The Equal Employment Opportunity Commission (EEOC) website says, “It is unlawful to harass a person (an applicant or employee) because of that person’s sex. Harassment can include ‘sexual harassment’ or unwelcome sexual advances, requests for sexual favors, and other verbal or physical harassment of a sexual nature.”

Under this broad definition, the EEOC has divided workplace sexual harassment into two categories:

  1. Quid Pro Quo – This is when a person in authority at your workplace requests sex, or a sexual relationship, in exchange for not firing or otherwise punishing the employee, or in exchange for favors, such as promotions or raises.
  2. Hostile Work Environment – This is when sexual harassment occurs through the presence of demeaning or sexual photographs, jokes or threats.
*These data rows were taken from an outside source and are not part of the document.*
+#pragma unroll
+        for (int u = 0; u < D / 2; ++u) issue(u, kt_beg + u);
+        u32x4_t pq[GEMV_CHAIN_ROWS], ph[GEMV_CHAIN_ROWS][2], pg[2];
+        const int kn = (kt_end - kt_beg) * (32 * KG);
+        if constexpr (XN) {
+            __builtin_amdgcn_sched_barrier(0);
+            const int k0 = kt_beg * (32 * KG);
+            const __amdgpu_buffer_rsrc_t sr = gemv_rsrc(ch.xn_ssq, p.M * GEMV_SSQ_STRIDE * 4), hr = gemv_rsrc(ch.xn_h, p.M * p.K * 2), gr = gemv_rsrc(ch.xn_gamma, p.K * 2);
+#pragma unroll
+            for (int r = 0; r < GEMV_CHAIN_ROWS; ++r) pq[r] = gemv_ld16(sr, (unsigned)((r * GEMV_SSQ_STRIDE + lane * 4) * 4));
 #pragma unroll
             for (int ps = 0; ps < 2; ++ps) {
                 const int k = ps * 512 + lane * 8;
-                hv[ps] = s16x8_t{0, 0, 0, 0, 0, 0, 0, 0}; gv[ps] = hv[ps];
-                if (k < kn) {
-                    hv[ps] = *reinterpret_cast<const s16x8_t*>((const bf16_t*)ch.xn_h + (long long)r * p.K + k0 + k);
-                    gv[ps] = *reinterpret_cast<const s16x8_t*>((const bf16_t*)ch.xn_gamma + k0 + k);
-                }
-            }
-            const float inv = rsqrtf(wave_sum((q[0] + q[1]) + (q[2] + q[3])) / (float)p.K + ch.xn_eps);
-#pragma unroll
-            for (int ps = 0; ps < 2; ++ps) {
-                const int k = ps * 512 + lane * 8;
-                if (k < kn) *reinterpret_cast<s16x8_t*>(xs + (wave * GEMV_CHAIN_ROWS + r) * XW + k) = chain_norm8(hv[ps], gv[ps], inv);
-            }
-        }
-    };
-
-    if constexpr (W8) {
-        const uint8_t* W8p = (const uint8_t*)p.W;
-        const int KP = KT >> 1;
-        constexpr int UP = U / 2;
-        auto iter = [&](int kp0, auto first) {
-            u32x4_t wv[NT][UP]; bf16x8_t x[UP][2];
-#pragma unroll
-            for (int u = 0; u < UP; ++u) {
-                const int kp = kp0 + u;
-                s16x8_t x0 = {0, 0, 0, 0, 0, 0, 0, 0}, x1 = x0;
-                if (kp < kt_end) {
-#pragma unroll
-                    for (int j = 0; j < NT; ++j)
-                        wv[j][u] = __builtin_nontemporal_load(reinterpret_cast<const u32x4_t*>(W8p + (((long long)(nt0 + j) * KP + kp) * 64 + lane) * 16));
-                    if (!xn && row_ok) { x0 = *reinterpret_cast<const s16x8_t*>(xrow + kp * 64); x1 = *reinterpret_cast<const s16x8_t*>(xrow + kp * 64 + 32); }
-                } else {
-#pragma unroll
-                    for (int j = 0; j < NT; ++j) wv[j][u] = u32x4_t{0, 0, 0, 0};
-                }
-                x[u][0] = __builtin_bit_cast(bf16x8_t, x0); x[u][1] = __builtin_bit_cast(bf16x8_t, x1);
-            }
-            if constexpr (CHAIN) if (xn) {
-                if constexpr (decltype(first)::value) chain_prologue();
-#pragma unroll
-                for (int u = 0; u < UP; ++u) if (row_ok && kp0 + u < kt_end) {
-                    x[u][0] = __builtin_bit_cast(bf16x8_t, *reinterpret_cast<const s16x8_t*>(xl + (kp0 + u) * 64));
-                    x[u][1] = __builtin_bit_cast(bf16x8_t, *reinterpret_cast<const s16x8_t*>(xl + (kp0 + u) * 64 + 32));
-                }
-            }
-#pragma unroll
-            for (int u = 0; u < UP; ++u)
-#pragma unroll
-                for (int j = 0; j < NT; ++j) {
-                    acc[j] = __builtin_amdgcn_mfma_f32_16x16x32_bf16(fp8x8_to_bf16(wv[j][u][0], wv[j][u][1]), x[u][0], acc[j], 0, 0, 0);
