std::unique_ptr<scg_plan> compile_random(const char* constant, int strand, int mismatches, int use_first) {
    if (!constant) throw Error(SCG_ERR_INVALID, "null argument");
    std::unique_ptr<scg_plan> P(new scg_plan);
    P->kind = scg_plan::RANDOM;
    P->ht1 = scg::parse_template(constant, strand);
    const ScgTemplate& t = P->ht1.t;
    if (t.nreg < 1) throw Error(SCG_ERR_INVALID, "expected one variable region in the constant template");
    if (t.nreg > SCG_MAX_REGIONS) throw Error(SCG_ERR_UNSUPPORTED, "this engine handles templates with at most " + std::to_string(SCG_MAX_REGIONS) + " variable regions");
    if (mismatches < 0) throw Error(SCG_ERR_INVALID, "negative number of mismatches");
    P->scan1 = scg::build_scan(t, mismatches);
    P->max_mm1 = mismatches;
    P->use_first = use_first != 0;
    P->n_counters = 0;
    P->rnd.reset(new RandomTally);
    P->rnd->vstart = t.fstart[0];
    P->rnd->vlen = t.flen[0];
    if (const char* e = std::getenv("SCG_TEST_RANDOM_TAG_BITS")) {
        if (*e) P->rnd->tag_bits = std::min(std::max(std::atoi(e), 0), 61);
    }
    return P;
}

namespace {

const uint64_t RANDOM_INITIAL_SLOTS = uint64_t(1) << 16;
const uint64_t RANDOM_MAX_SLOTS = uint64_t(1) << 30;

void swap_buf(DevBuf& a, DevBuf& b) { std::swap(a.p, b.p); std::swap(a.bytes, b.bytes); }

void alloc_table(DevBuf& tags, DevBuf& counts, DevBuf& arena, uint64_t cap, int vlen) {
    tags.alloc(cap * sizeof(unsigned long long));
    counts.alloc(cap * sizeof(unsigned long long));
    arena.alloc(cap * static_cast<uint64_t>(vlen));
}

void random_order(RandomTally& T, hipStream_t stream) {
    if (T.has_last) HIP_CHECK(hipStreamWaitEvent(stream, T.last, 0));
}
void random_done(RandomTally& T, hipStream_t stream) {
    HIP_CHECK(hipEventRecord(T.last, stream));
    T.has_last = true;
}

ScgSingleParams random_params(const scg_plan* P) {
    ScgSingleParams sp;
    sp.scan = P->scan1;
    sp.tmpl = P->d_tmpl1.as<ScgTemplate>();
    std::memset(&sp.index, 0, sizeof(sp.index));
    sp.max_mm = P->max_mm1; sp.use_first = P->use_first;
    sp.fwd = P->ht1.fwd; sp.rev = P->ht1.rev;
    return sp;
}

void random_reserve(scg_plan* P, int64_t n, hipStream_t stream) {
    RandomTally& T = *P->rnd;
    if (T.snap_pending && hipEventQuery(T.snap_event) == hipSuccess) {
        T.known_occ = static_cast<int64_t>(*T.snap.as<unsigned long long>());
        T.known_at = T.snap_at;
        T.snap_pending = false;
    }
    auto bound = [&] { return static_cast<uint64_t>(T.known_occ + (P->total - T.known_at) + n); };
    if (bound() * 2 <= T.cap) return;
    HIP_CHECK(hipMemcpyAsync(T.snap.p, T.state.as<unsigned long long>() + 1, sizeof(unsigned long long), hipMemcpyDeviceToHost, stream));
    HIP_CHECK(hipStreamSynchronize(stream));
    T.known_occ = static_cast<int64_t>(*T.snap.as<unsigned long long>());
    T.known_at = P->total;
    T.snap_pending = false;
    uint64_t cap = T.cap;
    while (bound() * 2 > cap) {
        if (cap >= RANDOM_MAX_SLOTS) {
            throw Error(SCG_ERR_UNSUPPORTED, "random barcode tally: " + std::to_string(bound()) + " possible keys exceed the table limit of " +
                        std::to_string(RANDOM_MAX_SLOTS / 2) + " (read out, reset and count the rest in another plan)");
        }
        cap *= 2;
    }
    if (cap == T.cap) return;
    DevBuf tags, counts, arena;
    try {
        alloc_table(tags, counts, arena, cap, T.vlen);
    } catch (const Error& e) {
        throw Error(SCG_ERR_DEVICE, "random barcode tally: cannot grow the table from " + std::to_string(T.cap) + " to " + std::to_string(cap) +
                    " slots (" + e.what() + "); no key was dropped, the counts so far stay readable");
    }
    HIP_CHECK(hipMemsetAsync(tags.p, 0, tags.bytes, stream));
    HIP_CHECK(hipMemsetAsync(counts.p, 0, counts.bytes, stream));
    const scg::ScgRandomTable from = T.view();
    scg::ScgRandomTable to = from;
    to.tags = tags.as<unsigned long long>(); to.counts = counts.as<unsigned long long>(); to.arena = arena.as<uint8_t>(); to.mask = cap - 1;
    HIP_CHECK(scg::launch_random_rehash(from, to, stream));
    HIP_CHECK(hipStreamSynchronize(stream));
    swap_buf(T.tags, tags); swap_buf(T.counts, counts); swap_buf(T.arena, arena);
    T.cap = cap;
}

void launch_batch_random(scg_plan* P, const ScgReads& R, int64_t n, hipStream_t stream) {
    RandomTally& T = *P->rnd;
    if (n >= INT32_MAX) throw Error(SCG_ERR_INVALID, "random-barcode plans take batches of fewer than 2^31 - 1 reads");
    random_order(T, stream);
    if (n > 0) {
        random_reserve(P, n, stream);
        RandomTally::Scratch& s = T.scratch[stream];
        const size_t bytes = static_cast<size_t>(n) * sizeof(int32_t);
        s.hits.ensure(bytes); s.slots.ensure(bytes); s.list_a.ensure(bytes); s.list_b.ensure(bytes);
        s.lens.ensure(SCG_RANDOM_ROUNDS * sizeof(int32_t));
        scg_plan::Timer timer(P, stream);
        HIP_CHECK(hipMemsetAsync(s.hits.p, 0xFF, bytes, stream));
        HIP_CHECK(hipMemsetAsync(s.lens.p, 0, SCG_RANDOM_ROUNDS * sizeof(int32_t), stream));
        HIP_CHECK(scg::launch_random(random_params(P), P->ht1.t.len, R, n, s.hits.as<int32_t>(), P->error_flag.as<int32_t>(), stream));
        const scg::ScgRandomTable view = T.view();
        HIP_CHECK(scg::launch_random_insert(view, R, n, s.hits.as<int32_t>(), s.slots.as<int32_t>(), P->total, stream));
        HIP_CHECK(scg::launch_random_verify_rounds(view, R, n, s.hits.as<int32_t>(), s.slots.as<int32_t>(), s.list_a.as<int32_t>(),
                                                   s.list_b.as<int32_t>(), s.lens.as<int32_t>(), stream));
        timer.stop();
        P->total += n;
        if (!T.snap_pending) {
            HIP_CHECK(hipMemcpyAsync(T.snap.p, T.state.as<unsigned long long>() + 1, sizeof(unsigned long long), hipMemcpyDeviceToHost, stream));
            HIP_CHECK(hipEventRecord(T.snap_event, stream));
            T.snap_pending = true;
            T.snap_at = P->total;
        }
    }
    random_done(T, stream);
}

}

void random_to_device(scg_plan* P) {
    RandomTally& T = *P->rnd;
    DeviceGuard g(P->device);
    T.cap = RANDOM_INITIAL_SLOTS;
    alloc_table(T.tags, T.counts, T.arena, T.cap, T.vlen);
    T.state.alloc(4 * sizeof(unsigned long long));
    T.snap.ensure(sizeof(unsigned long long));
    HIP_CHECK(hipEventCreateWithFlags(&T.snap_event, hipEventDisableTiming));
    HIP_CHECK(hipEventCreateWithFlags(&T.last, hipEventDisableTiming));
    HIP_CHECK(hipMemset(T.tags.p, 0, T.tags.bytes));
    HIP_CHECK(hipMemset(T.counts.p, 0, T.counts.bytes));
    HIP_CHECK(hipMemset(T.state.p, 0, T.state.bytes));
    HIP_CHECK(hipMemset(T.state.p, 0xFF, sizeof(unsigned long long)));
    HIP_CHECK(hipStreamSynchronize(nullptr));
}

void random_reset(scg_plan* P, hipStream_t stream) {
    RandomTally& T = *P->rnd;
    random_order(T, stream);
    HIP_CHECK(hipMemsetAsync(T.tags.p, 0, T.tags.bytes, stream));
    HIP_CHECK(hipMemsetAsync(T.counts.p, 0, T.counts.bytes, stream));
    HIP_CHECK(hipMemsetAsync(T.state.p, 0, T.state.bytes, stream));
    HIP_CHECK(hipMemsetAsync(T.state.p, 0xFF, sizeof(unsigned long long), stream));
    HIP_CHECK(hipMemsetAsync(P->error_flag.p, 0, sizeof(int32_t), stream));
    random_done(T, stream);
    T.known_occ = T.known_at = 0;
    T.snap_pending = false;
}

void read_random(scg_plan* P, hipStream_t stream, char** sequences_out, int32_t** freq_out, int64_t* k_out, int32_t* length_out) {
    RandomTally& T = *P->rnd;
    DeviceGuard g(P->device);
    random_order(T, stream);
    unsigned long long st[4] = {0, 0, 0, 0};
    HIP_CHECK(hipMemcpyAsync(st, T.state.p, sizeof(st), hipMemcpyDeviceToHost, stream));
    HIP_CHECK(hipStreamSynchronize(stream));
    if (st[0] != ~0ull) {
        throw Error(SCG_ERR_INVALID, std::string("cannot complement unknown base '") + static_cast<char>(st[0] & 0xFF) + "'");
    }
    read_counters(P, nullptr);
    if (st[2]) {
        throw Error(SCG_ERR_UNSUPPORTED, "random barcode tally: the keys of " + std::to_string(st[2]) + " reads collided with other keys in all " +
                    std::to_string(SCG_RANDOM_ROUNDS) + " hash rounds; counts are incomplete");
    }
    const uint64_t occ = st[1];
    const int vlen = T.vlen;
    const size_t m = static_cast<size_t>(std::max<uint64_t>(occ, 1));
    DevBuf ptags, pcounts, hslots, hcounts, nout;
    ptags.alloc(m * 8); pcounts.alloc(m * 8); hslots.alloc(m * 4); hcounts.alloc(m * 8); nout.alloc(2 * 8);
    HIP_CHECK(hipMemsetAsync(nout.p, 0, 2 * 8, stream));
    HIP_CHECK(scg::launch_random_compact(T.view(), ptags.as<unsigned long long>(), pcounts.as<unsigned long long>(), hslots.as<int32_t>(),
                                         hcounts.as<unsigned long long>(), nout.as<unsigned long long>(), stream));
    unsigned long long nn[2] = {0, 0};
    HIP_CHECK(hipMemcpyAsync(nn, nout.p, sizeof(nn), hipMemcpyDeviceToHost, stream));
    HIP_CHECK(hipStreamSynchronize(stream));
    const size_t np = static_cast<size_t>(nn[0]), nh = static_cast<size_t>(nn[1]);
    const size_t stride = static_cast<size_t>(vlen) + 1;
    std::vector<unsigned long long> pc(np), hc(nh);
    std::vector<char> pbytes(np * stride);
    std::vector<uint8_t> hbytes(nh * static_cast<size_t>(vlen));
    if (np) {
        DevBuf stags, scounts, scratch, dec;
        stags.alloc(np * 8); scounts.alloc(np * 8);
        scratch.alloc(scg::random_sort_scratch_bytes(np));
        dec.alloc(np * stride);
        HIP_CHECK(scg::launch_random_sort(ptags.as<unsigned long long>(), stags.as<unsigned long long>(), pcounts.as<unsigned long long>(),
                                          scounts.as<unsigned long long>(), np, 2 * vlen, scratch.p, scratch.bytes, stream));
        HIP_CHECK(scg::launch_random_decode(stags.as<unsigned long long>(), static_cast<int64_t>(np), vlen, dec.as<char>(), stream));
        HIP_CHECK(hipMemcpyAsync(pc.data(), scounts.p, np * 8, hipMemcpyDeviceToHost, stream));
        HIP_CHECK(hipMemcpyAsync(pbytes.data(), dec.p, np * stride, hipMemcpyDeviceToHost, stream));
        HIP_CHECK(hipStreamSynchronize(stream));
    }
    std::vector<size_t> horder(nh);
    if (nh) {
        DevBuf gathered;
        gathered.alloc(hbytes.size());
        HIP_CHECK(scg::launch_random_gather(T.view(), hslots.as<int32_t>(), static_cast<int64_t>(nh), gathered.as<uint8_t>(), stream));
        HIP_CHECK(hipMemcpyAsync(hbytes.data(), gathered.p, hbytes.size(), hipMemcpyDeviceToHost, stream));
        HIP_CHECK(hipMemcpyAsync(hc.data(), hcounts.p, nh * 8, hipMemcpyDeviceToHost, stream));
        HIP_CHECK(hipStreamSynchronize(stream));
        for (size_t i = 0; i < nh; ++i) horder[i] = i;
        const uint8_t* hb = hbytes.data();
        std::sort(horder.begin(), horder.end(), [&](size_t a, size_t b) {
            return std::memcmp(hb + a * vlen, hb + b * vlen, static_cast<size_t>(vlen)) < 0;
        });
    }
    random_done(T, stream);
    auto narrow = [](unsigned long long c) {
        if (c > static_cast<unsigned long long>(INT32_MAX)) {
            throw Error(SCG_ERR_INVALID, "frequency of a random barcode (" + std::to_string(c) + ") exceeds the 32-bit range of the count vectors");
        }
        return static_cast<int32_t>(c);
    };
    const size_t K = np + nh;
    char* so = static_cast<char*>(std::malloc(K * stride + 1));
    int32_t* fo = static_cast<int32_t*>(std::malloc(sizeof(int32_t) * (K + 1)));
    if (!so || !fo) { std::free(so); std::free(fo); throw std::bad_alloc(); }
    try {
        size_t a = 0, b = 0;
        for (size_t k = 0; k < K; ++k) {
            const bool take_packed = b == nh ||
                (a < np && std::memcmp(pbytes.data() + a * stride, hbytes.data() + horder[b] * vlen, static_cast<size_t>(vlen)) < 0);
            if (take_packed) {
                std::memcpy(so + k * stride, pbytes.data() + a * stride, stride);
                fo[k] = narrow(pc[a++]);
            } else {
                std::memcpy(so + k * stride, hbytes.data() + horder[b] * vlen, static_cast<size_t>(vlen));
                so[k * stride + vlen] = 0;
                fo[k] = narrow(hc[horder[b++]]);
            }
        }
    } catch (...) {
        std::free(so); std::free(fo);
        throw;
    }
    *sequences_out = so; *freq_out = fo; *k_out = static_cast<int64_t>(K); *length_out = vlen;
}

void launch_batch(scg_plan* P, const ScgReads& R, int64_t n, hipStream_t stream) {
    if (P->kind == scg_plan::RANDOM) { launch_batch_random(P, R, n, stream); return; }
    if (P->kind == scg_plan::DUAL_SE_DIAG) { launch_batch_se_diag(P, R, n, stream); return; }
    scg_plan::Timer timer(P, stream);
    if (P->kind == scg_plan::SINGLE) {
        ScgSingleParams sp;
        sp.scan = P->scan1;
        sp.tmpl = P->d_tmpl1.as<ScgTemplate>();
        sp.index = P->tab[0].view;
        sp.max_mm = P->max_mm1; sp.use_first = P->use_first;
        sp.fwd = P->ht1.fwd; sp.rev = P->ht1.rev;
            ScgCounters counts = plan_counters(P);
        const bool tally = use_tally(P, n) && R.max_len > 0 && R.max_len <= 320 && !general_only(P);
        if (tally) {
            DevBuf& buf = P->unit_index[stream];
            buf.ensure(static_cast<size_t>(n) * sizeof(int32_t));
            counts.unit_index = buf.as<int32_t>();
        }
        HIP_CHECK(scg::launch_single(sp, P->ht1.t.len, R, n, counts, P->error_flag.as<int32_t>(), stream));
        if (tally) {
            timer.stop();
            HIP_CHECK(scg::launch_tally(counts.unit_index, n, P->counters, P->n_counters, stream));
            P->total += n;
            return;
        }
    } else {
        ScgComboParams cp;
        cp.scan = P->scan1;
        cp.tmpl = P->d_tmpl1.as<ScgTemplate>();
        cp.index[0] = P->tab[0].view; cp.index[1] = P->tab[1].view;
        cp.n_pool[0] = P->n_pool[0]; cp.n_pool[1] = P->n_pool[1];
        cp.max_mm = P->max_mm1; cp.use_first = P->use_first;
        cp.fwd = P->ht1.fwd; cp.rev = P->ht1.rev;
        cp.only_if_negative = nullptr; cp.keep_first = 0; cp.pad = 0;
        ScgCounters counts = plan_counters(P);
        if (P->sparse) {
            counts.unit_pair = begin_pairs(P, stream, n);
            HIP_CHECK(scg::launch_combo(cp, P->ht1.t.len, R, n, counts, P->error_flag.as<int32_t>(), stream));
            timer.stop();
            finish_pairs(P, stream, n);
            P->total += n;
            return;
        }
        const bool tally = use_tally(P, n) && R.max_len > 0 && R.max_len <= 320 && !general_only(P);
        if (tally) {
            DevBuf& buf = P->unit_index[stream];
            buf.ensure(static_cast<size_t>(n) * sizeof(int32_t));
            counts.unit_index = buf.as<int32_t>();
        }
        HIP_CHECK(scg::launch_combo(cp, P->ht1.t.len, R, n, counts, P->error_flag.as<int32_t>(), stream));
        if (tally) {
            timer.stop();
            HIP_CHECK(scg::launch_tally(counts.unit_index, n, P->counters, P->n_counters, stream));
            P->total += n;
            return;
        }
    }
    timer.stop();
    fold_replicas(P, stream);
    P->total += n;
}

The inappropriate behavior or conduct must be so pervasive as to create an intimidating and offensive work environment.

Understandably, these categories are still somewhat broad, leaving some workers questioning what is or is not sexual harassment. It is important to remember that workplace sexual harassment can also take the following forms:

  • Employment Discrimination
  • Inappropriate Comments on Appearance
  • Obesity Discrimination
  • Sexual Discrimination
  • Slander
  • Unintentional Sexual Harassment
  • Workplace Dress Codes

Any action or treatment that makes you feel uncomfortable, is unwelcome and uninvited or otherwise is questionable should be reviewed as possible workplace sexual discrimination. The employee handbook at your place of employment may also list certain actions that are considered harassment and should be reported to your employer.

How Do I Document Workplace Sexual Harassment?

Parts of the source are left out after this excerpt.